Shadow-dog, pictured here staring down at Laudie-dog next to me, is not so much sitting as now being entrenched in his starting blocks, that is, the new hole he’s re-dug. It’s now his favorite spot. He’s won. He thinks.
He’s been chewing on the rose-bush, the “super-abundant Guadalupe” rose bush. So, It’s been dug out and moved out front. I filled in the hole but he immediately dug it out. But that’s O.K. The rose has now found a new home out front near the road next to the telephone pole where the larger bed of flowers is.
The rose was clipped down for the Winter, but Shadow-dog finished the job. Fine.
We’ll see what happens. Perhaps this is where the little grotto of our Lady was supposed to be from the get-go, so that more people could see it. Who wins then?
Meanwhile, the very first warm day we’ve had in it seems like forever saw the blooming of a dandelion, a Lion’s Tooth. All very acceptable to our Lady, as this was provided to her by the Creator of the entire universe. Just simplicity, like a little child. That’s the way. That’s the only way. “Amen I say to you, unless you turn and become as little children you shall not enter into the Kingdom of the Heavens.”
Up to now, while playing, only Shadow-dog (truly an over-sized German Shepherd) would cover his ferocious canines while trying to convince the much smaller Laudie-dog to play soccer with the double-handled green ball, or a game of tag.
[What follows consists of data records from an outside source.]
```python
@writes("idx", "new_xyz", "prefix_out")
def sample_centres_wrapper(b, n, m, points, index, idx, new_xyz, prefix_in=None, prefix_out=None, prefix_cap=0):
    pp, pi = dev_ptr(points, "points", _F), dev_ptr(idx, "idx", _I)
    pn = dev_ptr(new_xyz, "new_xyz", _F) if new_xyz is not None else None
    need(points, b * n * 3, "points"); need(idx, b * m, "idx")
    if new_xyz is not None:
        need(new_xyz, b * m * 3, "new_xyz")
    elif prefix_in is None and prefix_out is None:
        raise RuntimeError("new_xyz may be None only with prefix_in / prefix_out (epnet_sample_centres_chain)")
    px, nb = _index_args(index, points)
    temp = None if 64 <= n <= 16384 else torch.full((b, n), 1e10, dtype=_F, device=points.device)
    pt = None if temp is None else temp.data_ptr()
    with on_device_of(points) as s:
        if prefix_in is None and prefix_out is None:
            _lib.check(_lib.lib().epnet_sample_centres(b, n, m, pp, px, nb, pt, pi, pn, s), "sample_centres")
        else:
            pin = dev_ptr(prefix_in, "prefix_in", _I) if prefix_in is not None else None
            pout = dev_ptr(prefix_out, "prefix_out", _I) if prefix_out is not None else None
            if prefix_in is not None:
                need(prefix_in, b, "prefix_in")
            if prefix_out is not None:
                need(prefix_out, b, "prefix_out")
            _lib.check(_lib.lib().epnet_sample_centres_chain(b, n, m, pp, px, nb, pt, pi, pn, pin, pout, int(prefix_cap), s),
                       "sample_centres")
    return 1


@writes("idxs")
def ball_query_multi_wrapper(b, n, m, radii, nsamples, new_xyz, xyz, index, idxs):
    import ctypes
    pn, pxyz = dev_ptr(new_xyz, "new_xyz", _F), dev_ptr(xyz, "xyz", _F)
    need(new_xyz, b * m * 3, "new_xyz"); need(xyz, b * n * 3, "xyz")
    k = len(radii)
    assert len(nsamples) == k and len(idxs) == k
    ptrs = []
    for ns, t in zip(nsamples, idxs):
        ptrs.append(dev_ptr(t, "idx", _I))
        need(t, b * m * ns, "idx")
    px, nb = _index_args(index, xyz)
    c_r = (ctypes.c_float * k)(*[float(r) for r in radii])
    c_n = (ctypes.c_int * k)(*[int(x) for x in nsamples])
    c_p = (ctypes.c_void_p * k)(*ptrs)
    with on_device_of(xyz) as s:
        _lib.check(_lib.lib().epnet_ball_query_indexed_multi(b, n, m, k, ctypes.cast(c_r, ctypes.c_void_p),
                                                             ctypes.cast(c_n, ctypes.c_void_p), pn, pxyz, px, nb,
                                                             ctypes.cast(c_p, ctypes.c_void_p), s), "ball_query")
    return 1


@writes("idxs")
def ball_query_ordered_wrapper(b, n, m, radii, nsamples, new_xyz, xyz, index, centre_index, idxs):
    import ctypes
    pn, pxyz = dev_ptr(new_xyz, "new_xyz", _F), dev_ptr(xyz, "xyz", _F)
    need(new_xyz, b * m * 3, "new_xyz"); need(xyz, b * n * 3, "xyz")
    k = len(radii)
    assert len(nsamples) == k and len(idxs) == k
    ptrs = []
    for ns, t in zip(nsamples, idxs):
        ptrs.append(dev_ptr(t, "idx", _I))
        need(t, b * m * ns, "idx")
    px, nb = _index_args(index, xyz)
    pc, nc = _index_args(centre_index, new_xyz)
    c_r = (ctypes.c_float * k)(*[float(r) for r in radii])
    c_n = (ctypes.c_int * k)(*[int(x) for x in nsamples])
    c_p = (ctypes.c_void_p * k)(*ptrs)
    with on_device_of(xyz) as s:
        _lib.check(_lib.lib().epnet_ball_query_ordered(b, n, m, k, ctypes.cast(c_r, ctypes.c_void_p), ctypes.cast(c_n, ctypes.c_void_p),
                                                     pn, pxyz, px, nb, pc, nc, ctypes.cast(c_p, ctypes.c_void_p), s), "ball_query")
    return 1


@writes("dist2", "idx")
def three_nn_indexed_wrapper(b, n, m, unknown, known, unknown_index, known_index, dist2, idx):
    pu, pk = dev_ptr(unknown, "unknown", _F), dev_ptr(known, "known", _F)
    pd, pi = dev_ptr(dist2, "dist2", _F), dev_ptr(idx, "idx", _I)
    need(unknown, b * n * 3, "unknown"); need(known, b * m * 3, "known"); need(dist2, b * n * 3, "dist2"); need(idx, b * n * 3, "idx")
    pux, nu = _index_args(unknown_index, unknown)
    pkx, nk = _index_args(known_index, known)
    with on_device_of(unknown) as s:
        _lib.check(_lib.lib().epnet_three_nn_indexed(b, n, m, pu, pk, pux, nu, pkx, nk, pd, pi, s), "three_nn")
    return 1


@writes("idx")
def ball_query_indexed_wrapper(b, n, m, radius, nsample, new_xyz, xyz, index, idx):
    pn, pxyz, pi = dev_ptr(new_xyz, "new_xyz", _F), dev_ptr(xyz, "xyz", _F), dev_ptr(idx, "idx", _I)
    need(new_xyz, b * m * 3, "new_xyz"); need(xyz, b * n * 3, "xyz"); need(idx, b * m * nsample, "idx")
    px, nb = _index_args(index, xyz)
    with on_device_of(xyz) as s:
        _lib.check(_lib.lib().epnet_ball_query_indexed(b, n, m, radius, nsample, pn, pxyz, px, nb, pi, s), "ball_query")
    return 1

@writes("out")
def group_concat_wrapper(b, c, n, npoints, nsample, xyz, new_xyz, features, idx, out, use_xyz, workspace=None):
    px = dev_ptr(xyz, "xyz", _F) if use_xyz else None
    pn = dev_ptr(new_xyz, "new_xyz", _F) if use_xyz else None
    pf = dev_ptr(features, "features", _F) if c else None
    pi, po = dev_ptr(idx, "idx", _I), dev_ptr(out, "out", _F)
    need(idx, b * npoints * nsample, "idx"); need(out, b * ((3 if use_xyz else 0) + c) * npoints * nsample, "out")
    if use_xyz:
        need(xyz, b * n * 3, "xyz"); need(new_xyz, b * npoints * 3, "new_xyz")
    if c:
        need(features, b * c * n, "features")
    l = _lib.lib()
    ws_bytes = l.epnet_group_concat_workspace_bytes(b, c, n, npoints, nsample) if c else 0
    with on_device_of(idx) as s:
        if ws_bytes:
            ws = workspace if workspace is not None else torch.empty((ws_bytes,), dtype=torch.uint8, device=idx.device)
            if ws.dtype != torch.uint8 or ws.numel() < ws_bytes or ws.device != idx.device or not ws.is_contiguous():
                raise RuntimeError("group_concat workspace: a contiguous uint8 tensor of >= %d bytes on the tensors' device" % ws_bytes)
            _lib.check(l.epnet_group_concat_ws(b, c, n, npoints, nsample, px, pn, pf, pi, po, int(bool(use_xyz)), ws.data_ptr(),
                                               ws.numel(), s), "group_concat")
        else:
            _lib.check(l.epnet_group_concat(b, c, n, npoints, nsample, px, pn, pf, pi, po, int(bool(use_xyz)), s), "group_concat")
    return 1


def group_concat_workspace_bytes(b, c, n, npoints, nsample):
    return int(_lib.lib().epnet_group_concat_workspace_bytes(b, c, n, npoints, nsample)) if c else 0


@writes("outs")
def group_concat_multi_wrapper(b, c, n, npoints, nsamples, xyz, new_xyz, features, idxs, outs, use_xyz):
    import ctypes
    k = len(nsamples)
    assert len(idxs) == k and len(outs) == k
    px = dev_ptr(xyz, "xyz", _F) if use_xyz else None
    pn = dev_ptr(new_xyz, "new_xyz", _F) if use_xyz else None
    pf = dev_ptr(features, "features", _F) if c else None
    pis, pos = [], []
    for ns, i, o in zip(nsamples, idxs, outs):
        pis.append(dev_ptr(i, "idx", _I)); pos.append(dev_ptr(o, "out", _F))
        need(i, b * npoints * ns, "idx"); need(o, b * ((3 if use_xyz else 0) + c) * npoints * ns, "out")
    if use_xyz:
        need(xyz, b * n * 3, "xyz"); need(new_xyz, b * npoints * 3, "new_xyz")
    if c:
        need(features, b * c * n, "features")
    c_n = (ctypes.c_int * k)(*[int(x) for x in nsamples])
    c_i = (ctypes.c_void_p * k)(*pis)
    c_o = (ctypes.c_void_p * k)(*pos)
    with on_device_of(idxs[0]) as s:
        _lib.check(_lib.lib().epnet_group_concat_multi(b, c, n, npoints, k, ctypes.cast(c_n, ctypes.c_void_p), px, pn, pf,
                                                       ctypes.cast(c_i, ctypes.c_void_p), ctypes.cast(c_o, ctypes.c_void_p),
                                                       int(bool(use_xyz)), s), "group_concat")
    return 1


@writes("grad_features")
def group_concat_grad_wrapper(b, c, n, npoints, nsample, grad_out, idx, grad_features, use_xyz):
    pg, pi, pp = dev_ptr(grad_out, "grad_out", _F), dev_ptr(idx, "idx", _I), dev_ptr(grad_features, "grad_features", _F)
    need(grad_out, b * ((3 if use_xyz else 0) + c) * npoints * nsample, "grad_out"); need(grad_features, b * c * n, "grad_features")
    l = _lib.lib()
    if _deterministic():
        with on_device_of(grad_out) as s:
            _det_call(l, "group_concat_grad", l.epnet_group_concat_grad_det_workspace_bytes(b, n, npoints, nsample), grad_out,
                      (b, c, n, npoints, nsample, pg, pi, pp, int(bool(use_xyz))), s, "group_concat_grad")
        return 1
    ws_bytes = l.epnet_group_points_grad_workspace_bytes(b, n, npoints, nsample)
    with on_device_of(grad_out) as s:
        if ws_bytes:
            ws = torch.empty((ws_bytes,), dtype=torch.uint8, device=grad_out.device)
            _lib.check(l.epnet_group_concat_grad_ws(b, c, n, npoints, nsample, pg, pi, pp, int(bool(use_xyz)),
                                                    ws.data_ptr(), ws_bytes, s), "group_concat_grad")
        else:
            _lib.check(l.epnet_group_concat_grad(b, c, n, npoints, nsample, pg, pi, pp, int(bool(use_xyz)), s),
                       "group_concat_grad")
    return 1


@writes("out", "arg")
def pool_max_wrapper(rows, nsample, x, out, arg):
    px, po = dev_ptr(x, "x", _F), dev_ptr(out, "out", _F)
    pa = dev_ptr(arg, "arg", _I) if arg is not None else None
    need(x, rows * nsample, "x"); need(out, rows, "out")
    if arg is not None:
        need(arg, rows, "arg")
    with on_device_of(x) as s:
# ... 123 lines not shown
```

epnet_amd/sa_stack.py:

```python
import os

import torch

from . import pointnet2_cuda as ext

RPN_NPOINTS = (4096, 1024, 256, 64)
RPN_RADII = ((0.1, 0.5), (0.5, 1.0), (1.0, 2.0), (2.0, 4.0))
RPN_NSAMPLES = ((16, 32), (16, 32), (16, 32), (16, 32))
RPN_FEAT_CHANNELS = (0, 96, 256, 512)
RPN_FP = ((1024, 64, 256), (512, 256, 1024), (512, 1024, 4096), (256, 4096, 16384))


CONFIGS = {
    2: dict(n=16384, npoints=RPN_NPOINTS, radii=RPN_RADII, nsamples=RPN_NSAMPLES, feat_channels=RPN_FEAT_CHANNELS),
    5: dict(n=65536, npoints=(16384,), radii=((0.5,),), nsamples=((64,),), feat_channels=(64,)),
}


def sa_algorithmic_bytes(n=16384, npoints=RPN_NPOINTS, nsamples=RPN_NSAMPLES, feat_channels=RPN_FEAT_CHANNELS):
    out = {"fps": 0, "gather": 0, "ball_query": 0, "group_xyz": 0, "group_feat": 0}
    cur = n
    for lvl, m in enumerate(npoints):
        out["fps"] += cur * 12 + m * 4
        out["gather"] += m * 4 + 3 * cur * 4 + 3 * m * 4
        for ns in nsamples[lvl]:
            out["ball_query"] += cur * 12 + m * 12 + m * ns * 4
            out["group_xyz"] += m * ns * 4 + 3 * cur * 4 + 3 * m * ns * 4
            c = feat_channels[lvl]
            if c:
                out["group_feat"] += m * ns * 4 + c * cur * 4 + c * m * ns * 4
        cur = m
    out["total"] = sum(out.values())
    return out


def fp_algorithmic_bytes(fp=RPN_FP):
    out = {"three_nn": 0, "three_interpolate": 0}
    for c, m, n in fp:
        out["three_nn"] += n * 12 + m * 12 + n * 24
        out["three_interpolate"] += c * m * 4 + n * 24 + c * n * 4
    out["total"] = sum(out.values())
    return out
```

A game of tag consists in tapping the back of the other with a paw and running away. Laudie-dog never played tag, until now. Laudie-dog has come into her own, also covering her canines and, here anyway, getting the upper paw. You can tell from her eyes that this is rather distracting for her. She’s a dumbed-down version, if you will, of a Rhodesian Ridgeback, an African Lion Dog. Unusually, she’s a bit small, but has an amazing ridge even twice as wide as the usual. Her ridge is about four inches wide and stands strait up. Amazing when you see it. I didn’t see it for years, not until Shadow-dog arrived. But now, as I saw, she’s come into her own.